Le texte des deux premières pages est entre crochets comme pour souligner le peu d'importance de ce petit village sans grande distinction, si ce n'est l'absence d'une église, d'un pasteur et d'un cimetière.
Et ce procédé se répète comme un coup de projecteur, d'une personne extérieure, pour mettre en lumière un ou une habitante de ce village « sans importance ». C'est diabolique ! J'ai aimé imaginer qu'il s'agissait d'un troll farceur.
Et comme souvent chez l'auteur, aux détours de, une réflexion d'une poésie dont
Jón Kalman Stefánsson a le secret.
« C'est agréable de promener son regard sur le fjord bien qu'il n'ait jamais été très poissonneux. Au printemps, il attire les oiseaux des tourbières joyeux et optimistes, ses rives regorgent de toutes sortes de coquillages, au loin, des milliers d'îles et d'écueils surgissent de l'eau comme une denture aléatoire-et le soir, le soleil répand son sang à la surface de l'océan, alors, nous méditons sur la mort. »
Le lecteur ne cherche pas à savoir ce qui va suivre, il est là face à ces mots et suis le courant inexorablement et délicieusement d'une plongée dans ce petit village pas si « ordinaire » que cela.
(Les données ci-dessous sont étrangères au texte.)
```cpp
template <bool PB>
__device__ __forceinline__ void describeBlock(const LevelGeom* __restrict__ lv, int nlevels,
                                              const uint8_t* __restrict__ pyr, const uint8_t* __restrict__ blur,
                                              const uint2* __restrict__ sel, int selPerFrame,
                                              const int* __restrict__ levelCount, const int* __restrict__ levelLap,
                                              Keypoint* __restrict__ outK, uint8_t* __restrict__ outD, int capacity,
                                              int* __restrict__ nOut, int* __restrict__ monoOut,
                                              Keypoint* __restrict__ outLevelK, int* __restrict__ outLevelCounts, int fewWaves,
                                              uint8_t* smem, unsigned (*wtab)[16][PB ? 12 : 8], int chunk, int f, int levelLo, int levelHi) {
    const int tid = threadIdx.x, wave = tid >> 6, lane = tid & 63, half = lane >> 5, hl = lane & 31;
    DSTAMP(0);
    if constexpr (PB) {
        for (int e = tid; e < 2 * 16 * 12; e += 256) {
            const int which = e / 192, a = (e / 12) & 15, j = e % 12;
            unsigned w = 0;
#pragma unroll
            for (int b = 0; b < 4; b++) {
                const int u = 4 * j + b - (kBriefReach + 4), au = u < 0 ? -u : u;
                if (au <= kHalfPatch && au <= c_umax[a]) w |= (unsigned)(which ? 1 : u + 16) << (8 * b);
            }
            wtab[which][a][j] = w;
        }
    } else {
        const int which = tid >> 7, a = (tid >> 3) & 15, j = tid & 7;
        unsigned w = 0;
#pragma unroll
        for (int b = 0; b < 4; b++) {
            const int u = 4 * j + b - kHalfPatch, au = u < 0 ? -u : u;
            if (au <= c_umax[a]) w |= (unsigned)(which ? 1 : u + 16) << (8 * b);
        }
        wtab[which][a][j] = w;
    }
    __syncthreads();
    const int slot0 = __builtin_amdgcn_readfirstlane((chunk * kDescWaves + wave) * 2);
    const int slot = slot0 + half;
    int total = 0, totalLap = 0, level = 0, seqBase = 0, lapBase = 0, levelN, selOff;
    if (fewWaves) {
        int myOff = 0x7fffffff, myCnt = 0, myLap = 0;
        if (lane < nlevels) { myOff = lv[lane].selOff; myCnt = levelCount[f * nlevels + lane]; myLap = levelLap[f * nlevels + lane]; }
        int incC = myCnt, incL = myLap;
        static_assert(kMaxLevels == 16, "the scan below covers one DPP row of 16 lanes");
        incC += __builtin_amdgcn_update_dpp(0, incC, 0x111, 0xF, 0xF, true); incL += __builtin_amdgcn_update_dpp(0, incL, 0x111, 0xF, 0xF, true);
        incC += __builtin_amdgcn_update_dpp(0, incC, 0x112, 0xF, 0xF, true); incL += __builtin_amdgcn_update_dpp(0, incL, 0x112, 0xF, 0xF, true);
        incC += __builtin_amdgcn_update_dpp(0, incC, 0x114, 0xF, 0xF, true); incL += __builtin_amdgcn_update_dpp(0, incL, 0x114, 0xF, 0xF, true);
        incC += __builtin_amdgcn_update_dpp(0, incC, 0x118, 0xF, 0xF, true); incL += __builtin_amdgcn_update_dpp(0, incL, 0x118, 0xF, 0xF, true);
        total = __builtin_amdgcn_readlane(incC, kMaxLevels - 1); totalLap = __builtin_amdgcn_readlane(incL, kMaxLevels - 1);
        level = __popcll(__ballot(slot0 >= myOff)) - 1;
        seqBase = __builtin_amdgcn_readlane(incC - myCnt, level); lapBase = __builtin_amdgcn_readlane(incL - myLap, level);
        levelN = __builtin_amdgcn_readlane(myCnt, level); selOff = __builtin_amdgcn_readlane(myOff, level);
        if (slot0 == 0 && outLevelCounts && lane < nlevels) outLevelCounts[f * nlevels + lane] = myCnt;
    } else {
        for (int l = 0; l < nlevels; l++) {
            const int c = levelCount[f * nlevels + l], lp = levelLap[f * nlevels + l];
            if (slot0 >= lv[l].selOff) { level = l; seqBase = total; lapBase = totalLap; }
            total += c;
            totalLap += lp;
        }
        selOff = lv[level].selOff;
        levelN = levelCount[f * nlevels + level];
        if (slot0 == 0 && outLevelCounts && lane < nlevels) outLevelCounts[f * nlevels + lane] = levelCount[f * nlevels + lane];
    }
    if (slot0 == 0 && lane == 0) { nOut[f] = total; monoOut[f] = total - totalLap; }
    if (level < levelLo || level >= levelHi) return;
    const int i = slot - selOff;
    const bool active = slot < selPerFrame && i < levelN;
    if (__ballot(active) == 0) return;
    DSTAMP(1);
    const int gw = lv[level].w, gh = lv[level].h, pyrStride = lv[level].pyrStride, blurStride = lv[level].blurStride;
    const uint8_t* pyrL = pyr + lv[level].pyrOff + (long long)f * lv[level].pyrFrameBytes;
    const uint8_t* blurL = blur + lv[level].blurOff + (long long)f * lv[level].blurFrameBytes;
    const uint2 e = active ? sel[(long long)f * selPerFrame + slot] : make_uint2(0u, 0u);
    int kx = e.x & 0xffff, ky = e.x >> 16;
    const float response = (float)(e.y >> 24);
    kx = min(max(kx, kEdge), gw - kEdge - 1);
    ky = min(max(ky, kEdge), gh - kEdge - 1);

    DSTAMP(2);
    int m10 = 0, m01 = 0;
    uint8_t* blurT;
    int blurMis;
    unsigned pbRun = 0;
    if constexpr (PB) pbRun = c_pbRun[hl];
    if constexpr (PB) {
        uint8_t* rawT = smem + (wave * 2 + half) * kPbLds;
        blurT = rawT + kPbRawBytes;
        blurMis = 0;
        constexpr int kSteps = (kPbRows + 3) / 4;
        const int l8 = hl & 7, rsub = hl >> 3;
        const int col0 = kPadL + kx - (kBriefReach + 4), mis = col0 & 3;
        const int rOff = __mul24(kEdge + ky - (kBriefReach + 3) + rsub, pyrStride) + (col0 - mis) + 8 * l8;
        uint2 wr[kSteps];
#pragma unroll
        for (int s = 0; s < kSteps; s++) {
            wr[s] = uint2{0u, 0u};
            if (l8 < 6 && rsub + 4 * s < kPbRows) __builtin_memcpy(&wr[s], pyrL + ((unsigned)rOff + (unsigned)(4 * s * pyrStride)), 8);
        }
        uint8_t* rdst = rawT + rsub * kPbStride + 8 * l8;
#pragma unroll
        for (int s = 0; s < kSteps; s++) {
            const unsigned nxt = (unsigned)__builtin_amdgcn_update_dpp(0, (int)wr[s].x, 0x101, 0xF, 0xF, false);
            const unsigned v0 = __builtin_amdgcn_alignbyte(wr[s].y, wr[s].x, (unsigned)mis), v1 = __builtin_amdgcn_alignbyte(nxt, wr[s].y, (unsigned)mis);
            if (l8 < 6 && rsub + 4 * s < kPbRows) {
                *(unsigned*)(rdst + 4 * s * kPbStride) = v0;
                if (l8 < 5) *(unsigned*)(rdst + 4 * s * kPbStride + 4) = v1;
            }
        }
        asm volatile("" ::: "memory");
        __builtin_amdgcn_fence(__ATOMIC_ACQ_REL, "wavefront");
        __builtin_amdgcn_wave_barrier();
        asm volatile("" ::: "memory");
        DSTAMP(3);
        if (hl < kRawRows) {
            const int v = hl - kHalfPatch, a = v < 0 ? -v : v;
            const unsigned* row = (const unsigned*)(rawT + (hl + 6) * kPbStride);
            unsigned s1 = 0, s0 = 0;
#pragma unroll
            for (int j = 1; j <= 9; j++) {
                const unsigned px = row[j];
                s1 = __builtin_amdgcn_udot4(px, wtab[0][a][j], s1, false);
                s0 = __builtin_amdgcn_udot4(px, wtab[1][a][j], s0, false);
            }
            m10 = (int)s1 - 16 * (int)s0;
            m01 = v * (int)s0;
        }
        {
            const int g4 = (int)(pbRun & 0xff), o0 = (int)((pbRun >> 8) & 0xff), nOut = (int)(pbRun >> 16);
            const uint8_t* src = rawT + o0 * kPbStride + 4 * g4;
            uint8_t* dst = blurT + o0 * kBlurStride + 4 * g4;
            blurRun(nOut,
                    [&](int i, unsigned& d0, unsigned& d1, unsigned& d2) {
                        const unsigned* row = (const unsigned*)(src + min(i, nOut + 5) * kPbStride);
                        d0 = row[0]; d1 = row[1]; d2 = row[2];
                    },
                    [&](int rr, unsigned word) { *(unsigned*)(dst + rr * kBlurStride) = word; });
        }
        asm volatile("" ::: "memory");
        __builtin_amdgcn_fence(__ATOMIC_ACQ_REL, "wavefront");
        __builtin_amdgcn_wave_barrier();
        asm volatile("" ::: "memory");
    } else {
    uint8_t* rawT = smem + (wave * 2 + half) * kPatchLds;
    blurT = rawT + kRawRows * kRawStride;
    const int rawCol0 = kPadL + kx - kHalfPatch, rawMis = rawCol0 & 3;
    const int blurCol0 = kx - kBriefReach;
    blurMis = blurCol0 & 3;
    {
        constexpr int kPairs = 5, kRowsPerStep = 6;
        static_assert(kRawStride == 8 * kPairs && kBlurStride == 8 * kPairs, "tile rows are five 8-byte pairs");
        constexpr int kRawSteps = (kRawRows + kRowsPerStep - 1) / kRowsPerStep, kBlurSteps = (kBlurRows + kRowsPerStep - 1) / kRowsPerStep;
        const int rr = (hl * 52) >> 8, rc = hl - rr * kPairs;
        const bool stLane = hl < kRowsPerStep * kPairs;
        const int rOff = __mul24(kEdge + ky - kHalfPatch + rr, pyrStride) + (rawCol0 - rawMis) + 8 * rc;
        const int bOff = __mul24(ky - kBriefReach + rr, blurStride) + (blurCol0 - blurMis) + 8 * rc;
        uint2 wr[kRawSteps], wb[kBlurSteps];
#pragma unroll
        for (int s = 0; s < kRawSteps; s++) {
            wr[s] = uint2{0u, 0u};
            if (stLane && rr + kRowsPerStep * s < kRawRows) __builtin_memcpy(&wr[s], pyrL + ((unsigned)rOff + (unsigned)(kRowsPerStep * s * pyrStride)), 8);
        }
#pragma unroll
        for (int s = 0; s < kBlurSteps; s++) {
            wb[s] = uint2{0u, 0u};
            if (stLane && rr + kRowsPerStep * s < kBlurRows) __builtin_memcpy(&wb[s], blurL + ((unsigned)bOff + (unsigned)(kRowsPerStep * s * blurStride)), 8);
        }
        uint8_t* rdst = rawT + rr * kRawStride + 8 * rc;
        uint8_t* bdst = blurT + rr * kBlurStride + 8 * rc;
#pragma unroll
        for (int s = 0; s < kRawSteps; s++)
            if (stLane && rr + kRowsPerStep * s < kRawRows) *(uint2*)(rdst + kRowsPerStep * s * kRawStride) = wr[s];
#pragma unroll
        for (int s = 0; s < kBlurSteps; s++)
            if (stLane && rr + kRowsPerStep * s < kBlurRows) *(uint2*)(bdst + kRowsPerStep * s * kBlurStride) = wb[s];
    }
    asm volatile("" ::: "memory");
    __builtin_amdgcn_fence(__ATOMIC_ACQ_REL, "wavefront");
    __builtin_amdgcn_wave_barrier();
    asm volatile("" ::: "memory");

    DSTAMP(3);
    if (hl < kRawRows) {
        const int v = hl - kHalfPatch, a = v < 0 ? -v : v;
        const unsigned* row = (const unsigned*)(rawT + hl * kRawStride);
        unsigned d[9];
#pragma unroll
        for (int j = 0; j < 9; j++) d[j] = row[j];
        unsigned s1 = 0, s0 = 0;
#pragma unroll
        for (int j = 0; j < 8; j++) {
            const unsigned px = __builtin_amdgcn_alignbyte(d[j + 1], d[j], (unsigned)rawMis);
            s1 = __builtin_amdgcn_udot4(px, wtab[0][a][j], s1, false);
            s0 = __builtin_amdgcn_udot4(px, wtab[1][a][j], s0, false);
        }
        m10 = (int)s1 - 16 * (int)s0;
        m01 = v * (int)s0;
    }
    }
    auto rowSum = [](int v) {
        v += __builtin_amdgcn_update_dpp(0, v, 0xB1, 0xF, 0xF, false);
        v += __builtin_amdgcn_update_dpp(0, v, 0x4E, 0xF, 0xF, false);
        v += __builtin_amdgcn_update_dpp(0, v, 0x141, 0xF, 0xF, false);
        v += __builtin_amdgcn_update_dpp(0, v, 0x140, 0xF, 0xF, false);
        return v;
    };
    m10 = rowSum(m10); m01 = rowSum(m01);
    m10 += __shfl_xor(m10, 16);
    m01 += __shfl_xor(m01, 16);
    const float angle = fastAtan2Deg((float)m01, (float)m10);

    const float factorPI = (float)(3.1415926535897932384626433832795 / 180.0);
    float a, b;
    sincosGlibc(__fmul_rn(angle, factorPI), &b, &a);
    const uint8_t* bc = blurT + kBriefReach * kBlurStride + blurMis + kBriefReach;
    unsigned myWord = 0;
#pragma unroll
    for (int j = 0; j < 8; j++) {
        const int p = hl + 32 * j;
        const float4 pt = ((const float4*)c_patternF)[p];
        const float x0 = pt.x, y0 = pt.y, x1 = pt.z, y1 = pt.w;
        const int r0 = (int)rintf(__fadd_rn(__fmul_rn(x0, b), __fmul_rn(y0, a)));
        const int q0 = (int)rintf(__fsub_rn(__fmul_rn(x0, a), __fmul_rn(y0, b)));
        const int r1 = (int)rintf(__fadd_rn(__fmul_rn(x1, b), __fmul_rn(y1, a)));
        const int q1 = (int)rintf(__fsub_rn(__fmul_rn(x1, a), __fmul_rn(y1, b)));
        const int t0 = bc[__mul24(r0, kBlurStride) + q0], t1 = bc[__mul24(r1, kBlurStride) + q1];
        const unsigned long long m = __ballot(t0 < t1);
        const unsigned mine = half ? (unsigned)(m >> 32) : (unsigned)m;
        myWord = hl == j ? mine : myWord;
    }
    DSTAMP(4);
    if (!active) return;

    const int lapRank = (int)(e.y & 0x7fffff), isLap = (int)((e.y >> 23) & 1);
    const int lapBefore = lapBase + lapRank;
    const int monoBefore = (seqBase - lapBase) + (i - lapRank);
    const int at = isLap ? total - 1 - lapBefore : monoBefore;
    float ox = (float)kx, oy = (float)ky;
    const float scale = lv[level].scale;
    if (level != 0) { ox = __fmul_rn(ox, scale); oy = __fmul_rn(oy, scale); }
    const float patchSize = (float)lv[level].patchSize;
    if (at < capacity) {
        if (hl == 0) {
            Keypoint k;
            k.x = ox; k.y = oy; k.size = patchSize; k.angle = angle; k.response = response;
            k.octave = level; k.class_id = -1;
            outK[(long long)f * capacity + at] = k;
        }
        if (hl < 8) ((unsigned*)(outD + ((long long)f * capacity + at) * 32))[hl] = myWord;
    }
    if (outLevelK && hl == 0 && seqBase + i < capacity) {
        Keypoint k;
        k.x = (float)kx; k.y = (float)ky; k.size = patchSize; k.angle = angle; k.response = response;
        k.octave = level; k.class_id = -1;
        outLevelK[(long long)f * capacity + seqBase + i] = k;
    }
}


}
```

L'auteur nous croque une galerie de portraits d'une poignée de villageois avec leurs joies, leurs peines, leurs drames et même leurs fantômes.
Le tout avec un halo de poésie.
« […] Davíð est naturellement le fils de l'Astronome, nettement plus petit que Kjartan, maigre comme un clou même s'il commence à avoir un petit bedon, comme s'il avait avalé un chapeau melon par mégarde […] »
Le lecteur se sent Islandais jusque dans la moelle des os. Il est au coeur de ces gens simples où finalement le meilleur des sujets à aborder et à approfondir est la vie.
Une vie qui se transforme lors de ces nuits longues et froides. La tension sexuelle à son apogée entre Kjardan et Kristin. La femme de Kjardan va régler le problème à sa façon.
Nos vies ne sont-elles pas faites de traces et de silences qui doivent rester silence. Et notre corps cet instrument unique de notre vie, de nos vies…
L'auteur nous démontre que dans ces vies de rien il se passe une immensité de choses.
C'est aussi un livre qui fait l'éloge de la lenteur.
Je ne sais si ce livre m'aura permis de percer le mystère de la vie, mais il m'a plongée dans une contrée celle d'une parenthèse, une réflexion sur la vie que l'on s'octroie, que l'on arrache au quotidien pour prendre du recul. Une lecture hors du temps mais en soi, que l'on étire afin de rester dans cet univers lumineux.
Comme l'auteur, chaque matin je me dis :
« Qu'il est bon de se réveiller tôt au village ! Ceux qui habitent près de la mer contemplent sa surface qui ondule en permanence depuis la fenêtre de leur salon, ils peuvent rester dans la véranda, leur tasse de café à la main, pieds nus, écouter les bavardages rauque de l'eider, les interventions criardes du goéland, le couvercle gris perle du ciel est immobile en l'absence de vent, la mer oscille à peine, seules quelques vaguelettes submergent par moment les rochers qui remontent presque aussitôt à la surface pour respire. Il est inutile de penser, on se contente d'exister, d'écouter, d'accueillir le réel et les sons matinaux, de pareils instants réduisent en poussière les grandes puissances de ce monde. »
Répondez à cette invitation :
« Venez donc vous ressourcer dans un lieu où il n'arrive jamais rien, où rien ne bouge en dehors de la mer, des nuages et de quelques chats domestiques. »
Et ne pas oublier que la possibilité de lire ce livre nous est offerte par
Eric Boury et sa magnifique traduction.
©Chantal Lafon-Litteratum Amor 16 novembre 2020.